Exercise aim —
Please copy each line from the entries that contains the string "const".

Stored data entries
= = = =

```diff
+__device__ __forceinline__ void wgmma_rs_n128(float* d, const uint32_t* a, uint64_t b_desc) {
+    asm volatile(
+        "{\n\t.reg .pred p;\n\tsetp.ne.b32 p, 1, 0;\n\t"
+        "wgmma.mma_async.sync.aligned.m64n128k16.f32.f16.f16 "
+        "{%0, %1, %2, %3, %4, %5, %6, %7, %8, %9, %10, %11, %12, %13, %14, %15, "
+        "%16, %17, %18, %19, %20, %21, %22, %23, %24, %25, %26, %27, %28, %29, %30, %31, "
+        "%32, %33, %34, %35, %36, %37, %38, %39, %40, %41, %42, %43, %44, %45, %46, %47, "
+        "%48, %49, %50, %51, %52, %53, %54, %55, %56, %57, %58, %59, %60, %61, %62, %63}, "
+        "{%64, %65, %66, %67}, %68, p, 1, 1, 0;\n\t}\n"
+        : "+f"(d[0]), "+f"(d[1]), "+f"(d[2]), "+f"(d[3]), "+f"(d[4]), "+f"(d[5]), "+f"(d[6]), "+f"(d[7]),
+          "+f"(d[8]), "+f"(d[9]), "+f"(d[10]), "+f"(d[11]), "+f"(d[12]), "+f"(d[13]), "+f"(d[14]), "+f"(d[15]),
+          "+f"(d[16]), "+f"(d[17]), "+f"(d[18]), "+f"(d[19]), "+f"(d[20]), "+f"(d[21]), "+f"(d[22]), "+f"(d[23]),
+          "+f"(d[24]), "+f"(d[25]), "+f"(d[26]), "+f"(d[27]), "+f"(d[28]), "+f"(d[29]), "+f"(d[30]), "+f"(d[31]),
+          "+f"(d[32]), "+f"(d[33]), "+f"(d[34]), "+f"(d[35]), "+f"(d[36]), "+f"(d[37]), "+f"(d[38]), "+f"(d[39]),
+          "+f"(d[40]), "+f"(d[41]), "+f"(d[42]), "+f"(d[43]), "+f"(d[44]), "+f"(d[45]), "+f"(d[46]), "+f"(d[47]),
+          "+f"(d[48]), "+f"(d[49]), "+f"(d[50]), "+f"(d[51]), "+f"(d[52]), "+f"(d[53]), "+f"(d[54]), "+f"(d[55]),
+          "+f"(d[56]), "+f"(d[57]), "+f"(d[58]), "+f"(d[59]), "+f"(d[60]), "+f"(d[61]), "+f"(d[62]), "+f"(d[63])
+        : "r"(a[0]), "r"(a[1]), "r"(a[2]), "r"(a[3]), "l"(b_desc));
+}
+
+__device__ __forceinline__ void wgmma_rs_n256(float* d, const uint32_t* a, uint64_t b_desc) {
+    asm volatile(
+        "{\n\t.reg .pred p;\n\tsetp.ne.b32 p, 1, 0;\n\t"
+        "wgmma.mma_async.sync.aligned.m64n256k16.f32.f16.f16 "
+        "{%0, %1, %2, %3, %4, %5, %6, %7, %8, %9, %10, %11, %12, %13, %14, %15, "
+        "%16, %17, %18, %19, %20, %21, %22, %23, %24, %25, %26, %27, %28, %29, %30, %31, "
+        "%32, %33, %34, %35, %36, %37, %38, %39, %40, %41, %42, %43, %44, %45, %46, %47, "
+        "%48, %49, %50, %51, %52, %53, %54, %55, %56, %57, %58, %59, %60, %61, %62, %63, "
+        "%64, %65, %66, %67, %68, %69, %70, %71, %72, %73, %74, %75, %76, %77, %78, %79, "
+        "%80, %81, %82, %83, %84, %85, %86, %87, %88, %89, %90, %91, %92, %93, %94, %95, "
+        "%96, %97, %98, %99, %100, %101, %102, %103, %104, %105, %106, %107, %108, %109, %110, %111, "
+        "%112, %113, %114, %115, %116, %117, %118, %119, %120, %121, %122, %123, %124, %125, %126, %127}, "
+        "{%128, %129, %130, %131}, %132, p, 1, 1, 0;\n\t}\n"
+        : "+f"(d[0]), "+f"(d[1]), "+f"(d[2]), "+f"(d[3]), "+f"(d[4]), "+f"(d[5]), "+f"(d[6]), "+f"(d[7]),
+          "+f"(d[8]), "+f"(d[9]), "+f"(d[10]), "+f"(d[11]), "+f"(d[12]), "+f"(d[13]), "+f"(d[14]), "+f"(d[15]),
+          "+f"(d[16]), "+f"(d[17]), "+f"(d[18]), "+f"(d[19]), "+f"(d[20]), "+f"(d[21]), "+f"(d[22]), "+f"(d[23]),
+          "+f"(d[24]), "+f"(d[25]), "+f"(d[26]), "+f"(d[27]), "+f"(d[28]), "+f"(d[29]), "+f"(d[30]), "+f"(d[31]),
+          "+f"(d[32]), "+f"(d[33]), "+f"(d[34]), "+f"(d[35]), "+f"(d[36]), "+f"(d[37]), "+f"(d[38]), "+f"(d[39]),
+          "+f"(d[40]), "+f"(d[41]), "+f"(d[42]), "+f"(d[43]), "+f"(d[44]), "+f"(d[45]), "+f"(d[46]), "+f"(d[47]),
+          "+f"(d[48]), "+f"(d[49]), "+f"(d[50]), "+f"(d[51]), "+f"(d[52]), "+f"(d[53]), "+f"(d[54]), "+f"(d[55]),
+          "+f"(d[56]), "+f"(d[57]), "+f"(d[58]), "+f"(d[59]), "+f"(d[60]), "+f"(d[61]), "+f"(d[62]), "+f"(d[63]),
+          "+f"(d[64]), "+f"(d[65]), "+f"(d[66]), "+f"(d[67]), "+f"(d[68]), "+f"(d[69]), "+f"(d[70]), "+f"(d[71]),
+          "+f"(d[72]), "+f"(d[73]), "+f"(d[74]), "+f"(d[75]), "+f"(d[76]), "+f"(d[77]), "+f"(d[78]), "+f"(d[79]),
+          "+f"(d[80]), "+f"(d[81]), "+f"(d[82]), "+f"(d[83]), "+f"(d[84]), "+f"(d[85]), "+f"(d[86]), "+f"(d[87]),
+          "+f"(d[88]), "+f"(d[89]), "+f"(d[90]), "+f"(d[91]), "+f"(d[92]), "+f"(d[93]), "+f"(d[94]), "+f"(d[95]),
+          "+f"(d[96]), "+f"(d[97]), "+f"(d[98]), "+f"(d[99]), "+f"(d[100]), "+f"(d[101]), "+f"(d[102]), "+f"(d[103]),
+          "+f"(d[104]), "+f"(d[105]), "+f"(d[106]), "+f"(d[107]), "+f"(d[108]), "+f"(d[109]), "+f"(d[110]), "+f"(d[111]),
+          "+f"(d[112]), "+f"(d[113]), "+f"(d[114]), "+f"(d[115]), "+f"(d[116]), "+f"(d[117]), "+f"(d[118]), "+f"(d[119]),
+          "+f"(d[120]), "+f"(d[121]), "+f"(d[122]), "+f"(d[123]), "+f"(d[124]), "+f"(d[125]), "+f"(d[126]), "+f"(d[127])
+        : "r"(a[0]), "r"(a[1]), "r"(a[2]), "r"(a[3]), "l"(b_desc));
+}
+
+__device__ __forceinline__ void ldmatrix_x4(uint32_t* r, uint32_t saddr) {
+    asm volatile("ldmatrix.sync.aligned.m8n8.x4.shared.b16 {%0, %1, %2, %3}, [%4];"
+                 : "=r"(r[0]), "=r"(r[1]), "=r"(r[2]), "=r"(r[3])
+                 : "r"(saddr)
+                 : "memory");
+}
+
 
 __device__ __forceinline__ float ex2(float x) {
     float y;
diff --git a/include/aotb200.h b/include/aotb200.h
--- a/include/aotb200.h
+++ b/include/aotb200.h
@@ -12,6 +12,7 @@
 void aotb_set_pdl(int on);
 int aotb_set_conv_tiling(int mode);
 int aotb_set_conv_grid_cap(int ctas);
+int aotb_set_conv_halo(int mode);
 
 int aotb_conv2d_nhwc_f32(const float* in, const float* w, const float* bias, const float* res, float* out,
                          int B, int H, int W, int Cin, int ldin, int Cout, int ldout, int ldres,
```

= = = =

Expected output —
+__device__ __forceinline__ void wgmma_rs_n128(float* d, const uint32_t* a, uint64_t b_desc) {
+__device__ __forceinline__ void wgmma_rs_n256(float* d, const uint32_t* a, uint64_t b_desc) {
 int aotb_conv2d_nhwc_f32(const float* in, const float* w, const float* bias, const float* res, float* out,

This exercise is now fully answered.